Let alone: *«Πόσο μάλλον»* [ˈpɔ.sɔ ˈma.lɔn]; «πόσο» is the neuter form of the Classical interrogative pronoun *«πόσος» pósŏs* --> _how much?, how many?, how great?_ (PIE *kʷoti- _how much?_ cf Skt. कति (kati), _how many?_, Lat. quot), while «μάλλον» is a Classical adv. *«μᾶλλον» mâllŏn* --> _more, rather_ < Classical adv. *«μάλα» mắlă* --> _very, quite, by all means_ (PIE *mel- _strong, better_ cf Lat. melius, Ltv. milns, _very many_). 

Not to mention: *«Καθώς και»* [kaˈθɔs ce]; «καθώς» is a Classical adv. *«καθώς» kătʰṓs* --> _according as, just as, as, when_ < preposition & prefix *«κατά» kătắ* + adv. *«ὡς» hōs*. «Και» is the Classical conjunction *«καί» kaí̯*


----------



## jazyk

In Portuguese: imagine/imagina or sem falar de "without speaking of".


----------



## Ghabi

m4hou2waa6 唔好話 "don't say".


----------



## Yendred

Awwal12 said:


> In Russian it's "not speaking about (that)..."





jazyk said:


> In Portuguese: imagine/imagina or sem falar de "without speaking of".

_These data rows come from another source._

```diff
diff --git a/sdmm-mitsuba_amd/csrc/sdmm_api.cpp b/sdmm-mitsuba_amd/csrc/sdmm_api.cpp
--- a/sdmm-mitsuba_amd/csrc/sdmm_api.cpp
+++ b/sdmm-mitsuba_amd/csrc/sdmm_api.cpp
@@ -432,6 +432,8 @@
     int rcpl = 2, rlps = 64;
     int rtile = 0;
     int rvariant = 4;
+    int rsplit = 0;
+    int64_t resp_waves = 0;
     int stile = 0;
     int svariant = 0;
     int device = 0;
@@ -810,7 +812,11 @@
         const bool legacy = ev && std::strcmp(ev, "legacy") == 0;
         const bool mfma = ev && std::strcmp(ev, "mfma") == 0;
         const bool tile = ev && std::strcmp(ev, "tile") == 0;
-        const bool split = ev && std::strcmp(ev, "split") == 0;
+        const bool split1 = ev && std::strcmp(ev, "split1") == 0;
+        const bool split2 = ev && std::strcmp(ev, "split2") == 0;
+        const bool split = split1 || split2 || (ev && std::strcmp(ev, "split") == 0);
+        m->rsplit = split1 ? 1 : (split2 ? 2 : 0);
+        if (const char* wv = std::getenv("SDMM_RESP_WAVES")) m->resp_waves = std::atoll(wv);
         if (K > 64 && K <= 128 && !legacy && !mfma) {
             m->rtile = 1;
             m->rcpl = 2;
@@ -824,7 +830,7 @@
     }
     static thread_local OccCache occ[8];
     OccCache& oc = occ[(K * 7 + device) & 7];
-    const int kern = ((m->rtile * 16 + m->rvariant) * 16 + m->stile) * 16 + m->svariant;
+    const int kern = (((m->rtile * 16 + m->rvariant) * 16 + m->stile) * 16 + m->svariant) * 4 + m->rsplit;
     if (oc.K == K * 64 + device && oc.kern == kern) {
         m->resp_blocks = oc.resp;
         m->stats_blocks = oc.stats;
@@ -837,7 +843,7 @@
             return cleanup(fail(SDMM_E_HIP, "E-step occupancy query failed"));
         if (m->rtile == 3) {
             int wpc = 0;
-            if (estep_resp_split_occupancy(m->rvariant, m->Kp, &wpc) != hipSuccess)
+            if (estep_resp_split_occupancy(m->rsplit, m->Kp, &wpc) != hipSuccess)
                 return cleanup(fail(SDMM_E_HIP, "E-step occupancy query failed"));
             m->resp_blocks = wpc;
         }
@@ -1116,7 +1122,7 @@
     static thread_local char buf[64];
     if (which == 0) {
         if (m->rtile == 3) {
-            std::snprintf(buf, sizeof buf, "%s", estep_resp_split_name(m->rvariant, m->Kp));
+            std::snprintf(buf, sizeof buf, "%s", estep_resp_split_name(m->rsplit, m->Kp));
             return buf;
         } else if (m->rtile == 2) {
             std::snprintf(buf, sizeof buf, "%s", estep_resp_mfma_name(m->rvariant, m->Kp));
@@ -1829,8 +1835,9 @@
     if (r) return r;
     if (s->n == 0) return SDMM_OK;
     if (m->rtile == 3) {
-        const int64_t resident = (int64_t)m->cus * (m->resp_blocks > 0 ? m->resp_blocks : 1);
-        HIP_TRY(launch_estep_resp_split(m->rvariant, m->ep, m->Kp, m->K, to_dev(s), s->n, resident, resp, m->stream));
+        int64_t resident = (int64_t)m->cus * (m->resp_blocks > 0 ? m->resp_blocks : 1);
+        if (m->resp_waves > 0 && m->resp_waves < resident) resident = m->resp_waves;
+        HIP_TRY(launch_estep_resp_split(m->rsplit, m->ep, m->Kp, m->K, to_dev(s), s->n, resident, resp, m->stream));
         return SDMM_OK;
     }
     if (m->rtile == 2) {
```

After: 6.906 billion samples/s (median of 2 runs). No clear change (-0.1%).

Same in French: "_sans parler de..."_


----------



## merquiades

I don't have enough time to go to the grocery, let alone go for a night out on the town.
I don't have money to spend the weekend in Gerardmer, let alone go all the way to Paris.
What!? You'll be lucky even if you pass that English class,  let alone get a high mark.
There's no way she's getting away from her in-laws so easily, let alone with her money, her title and reputation intact!
That strike is not getting over any time soon,  let alone this week.

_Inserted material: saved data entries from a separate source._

+	v_mul_f32_dpp v143, v144, v27 row_ror:1 row_mask:0xf bank_mask:0xf
+	v_fmac_f32_dpp v142, v144, v28 row_ror:2 row_mask:0xf bank_mask:0xf
+	v_fmac_f32_dpp v143, v144, v29 row_ror:3 row_mask:0xf bank_mask:0xf
+	v_fmac_f32_dpp v142, v144, v30 row_ror:4 row_mask:0xf bank_mask:0xf
+	v_fmac_f32_dpp v143, v144, v31 row_ror:5 row_mask:0xf bank_mask:0xf
+	v_fmac_f32_dpp v142, v144, v32 row_ror:6 row_mask:0xf bank_mask:0xf
+	v_fmac_f32_dpp v143, v144, v33 row_ror:7 row_mask:0xf bank_mask:0xf
+	v_add_f32_e32 v144, v142, v143
+	v_add_f32_e32 v145, v142, v143
+	s_nop 1
+	v_permlane16_swap_b32_e32 v144, v145
+	v_add_f32_e32 v144, v144, v145
+	v_exp_f32_e32 v142, v144
+	v_max_f32_e32 v143, 0, v144
+	v_add_f32_e32 v142, 1.0, v142
+	v_rcp_f32_e32 v142, v142
+	s_nop 0
+	v_fma_f32 v142, v142, -2.0, 1.0
+	v_bfi_b32 v144, v77, v143, v142
+	v_fma_f32 v142, v144, v18, v44
+	v_mov_b32_e32 v143, 0
+	v_fmac_f32_dpp v143, v144, v34 row_ror:8 row_mask:0xf bank_mask:0xf
+	v_fmac_f32_dpp v142, v144, v19 row_ror:1 row_mask:0xf bank_mask:0xf
+	v_fmac_f32_dpp v143, v144, v35 row_ror:9 row_mask:0xf bank_mask:0xf
+	v_fmac_f32_dpp v142, v144, v20 row_ror:2 row_mask:0xf bank_mask:0xf
+	v_fmac_f32_dpp v143, v144, v36 row_ror:10 row_mask:0xf bank_mask:0xf
+	v_fmac_f32_dpp v142, v144, v21 row_ror:3 row_mask:0xf bank_mask:0xf
+	v_fmac_f32_dpp v143, v144, v37 row_ror:11 row_mask:0xf bank_mask:0xf
+	v_fmac_f32_dpp v142, v144, v22 row_ror:4 row_mask:0xf bank_mask:0xf
+	v_fmac_f32_dpp v143, v144, v38 row_ror:12 row_mask:0xf bank_mask:0xf
+	v_fmac_f32_dpp v142, v144, v23 row_ror:5 row_mask:0xf bank_mask:0xf
+	v_fmac_f32_dpp v143, v144, v39 row_ror:13 row_mask:0xf bank_mask:0xf
+	v_fmac_f32_dpp v142, v144, v24 row_ror:6 row_mask:0xf bank_mask:0xf
+	v_fmac_f32_dpp v143, v144, v40 row_ror:14 row_mask:0xf bank_mask:0xf
+	v_fmac_f32_dpp v142, v144, v25 row_ror:7 row_mask:0xf bank_mask:0xf
+	v_fmac_f32_dpp v143, v144, v41 row_ror:15 row_mask:0xf bank_mask:0xf
+	v_add_f32_e32 v144, v142, v143
+	v_add_f32_e32 v145, v142, v143
+	s_nop 1
+	v_permlane32_swap_b32_e32 v144, v145
+	v_mul_f32_e32 v142, 0xbfb8aa3b, v144
+	v_exp_f32_e32 v142, v142
+	v_sub_f32_e32 v143, v153, v145
+	v_mul_f32_e32 v177, v143, v142
+	v_mul_f32_e32 v178, v143, v142
+	v_sub_f32_e32 v206, v206, v144
+	s_nop 0
+	v_permlane16_swap_b32_e32 v177, v178
+	v_mov_b32_e32 v179, v176
+	v_pk_mul_f32 v[142:143], s[52:53], v[176:177]
+	v_pk_mul_f32 v[144:145], s[52:53], v[178:179]
+	v_pk_mul_f32 v[182:183], v[142:143], v[142:143] neg_lo:[0,1] neg_hi:[0,1]
+	v_mov_b32_dpp v181, v143 row_ror:15 row_mask:0xf bank_mask:0xf bound_ctrl:1
+	v_pk_add_f32 v[182:183], v[144:145], v[182:183]
+	v_pk_add_f32 v[142:143], v[142:143], 1.0 op_sel_hi:[1,0] neg_lo:[1,0] neg_hi:[1,0]
+	v_pk_mul_f32 v[182:183], v[182:183], v[182:183]
+	v_pk_mul_f32 v[142:143], v[142:143], v[142:143]
+	v_pk_mul_f32 v[182:183], v[182:183], s[56:57] op_sel_hi:[1,0]
+	v_mul_f32_e32 v153, s52, v207
+	v_pk_add_f32 v[142:143], v[142:143], v[182:183]
+	v_mov_b32_e32 v180, v152
+	v_cndmask_b32_e64 v143, 0, v143, s[2:3]
+	v_cndmask_b32_e64 v142, 0, v142, s[4:5]
+	v_add_f32_e32 v179, v142, v143
+	v_pk_mul_f32 v[142:143], v[144:145], v[144:145]
+	s_nop 0
+	v_mov_b32_e32 v145, v142
+	v_pk_add_f32 v[142:143], v[152:153], v[144:145] neg_lo:[0,1] neg_hi:[0,1]
+	s_nop 0
+	v_pk_mul_f32 v[142:143], v[142:143], v[142:143]
+	s_nop 0
+	v_mul_f32_e32 v143, 0x42c80000, v143
+	v_add_f32_e32 v142, v142, v143
+	v_cndmask_b32_e64 v142, 0, v142, s[6:7]
+	v_add_f32_e32 v144, v142, v179
+	v_mul_f32_e32 v143, v153, v153
+	v_mov_b32_e32 v142, v153
+	v_pk_add_f32 v[142:143], v[180:181], v[142:143] neg_lo:[0,1] neg_hi:[0,1]
+	s_nop 0
+	v_pk_mul_f32 v[142:143], v[142:143], v[142:143]
+	s_nop 0
+	v_mul_f32_e32 v143, 0x42c80000, v143
+	v_add_f32_e32 v142, v142, v143
+	v_cndmask_b32_e64 v142, 0, v142, s[8:9]
+	v_add_f32_e32 v142, v142, v144
+	s_nop 1
+	v_add_f32_dpp v206, v206, v206 row_ror:8 row_mask:0xf bank_mask:0xf bound_ctrl:1
+	v_add_f32_dpp v142, v142, v142 row_ror:8 row_mask:0xf bank_mask:0xf bound_ctrl:1
+	s_nop 0
+	v_add_f32_dpp v206, v206, v206 row_ror:4 row_mask:0xf bank_mask:0xf bound_ctrl:1
+	v_add_f32_dpp v142, v142, v142 row_ror:4 row_mask:0xf bank_mask:0xf bound_ctrl:1
+	s_nop 0
+	v_add_f32_dpp v206, v206, v206 row_ror:2 row_mask:0xf bank_mask:0xf bound_ctrl:1
+	v_add_f32_dpp v142, v142, v142 row_ror:2 row_mask:0xf bank_mask:0xf bound_ctrl:1
+	s_nop 0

Let alone adds a bit of punch to a sentence, maybe even satire.  You better rethink those ideas.  It's not happening.
It's not at all neutral sounding.

I don't think there is enough contrast between shed staff and make redundant to use "let alone" because it's kind of the same thing.
A thriving business should my no means stop hiring new workers, let alone fire the staff that has been working there for years.


----------



## ThomasK

I must say I have been wondering whether the alternatives we have seen are interchangeable. In your five examples I could not use "Om nog te zwijgen van". In the latter case things must be more tragic, I suppose. 

Does anyone have any idea of when the expression got in use?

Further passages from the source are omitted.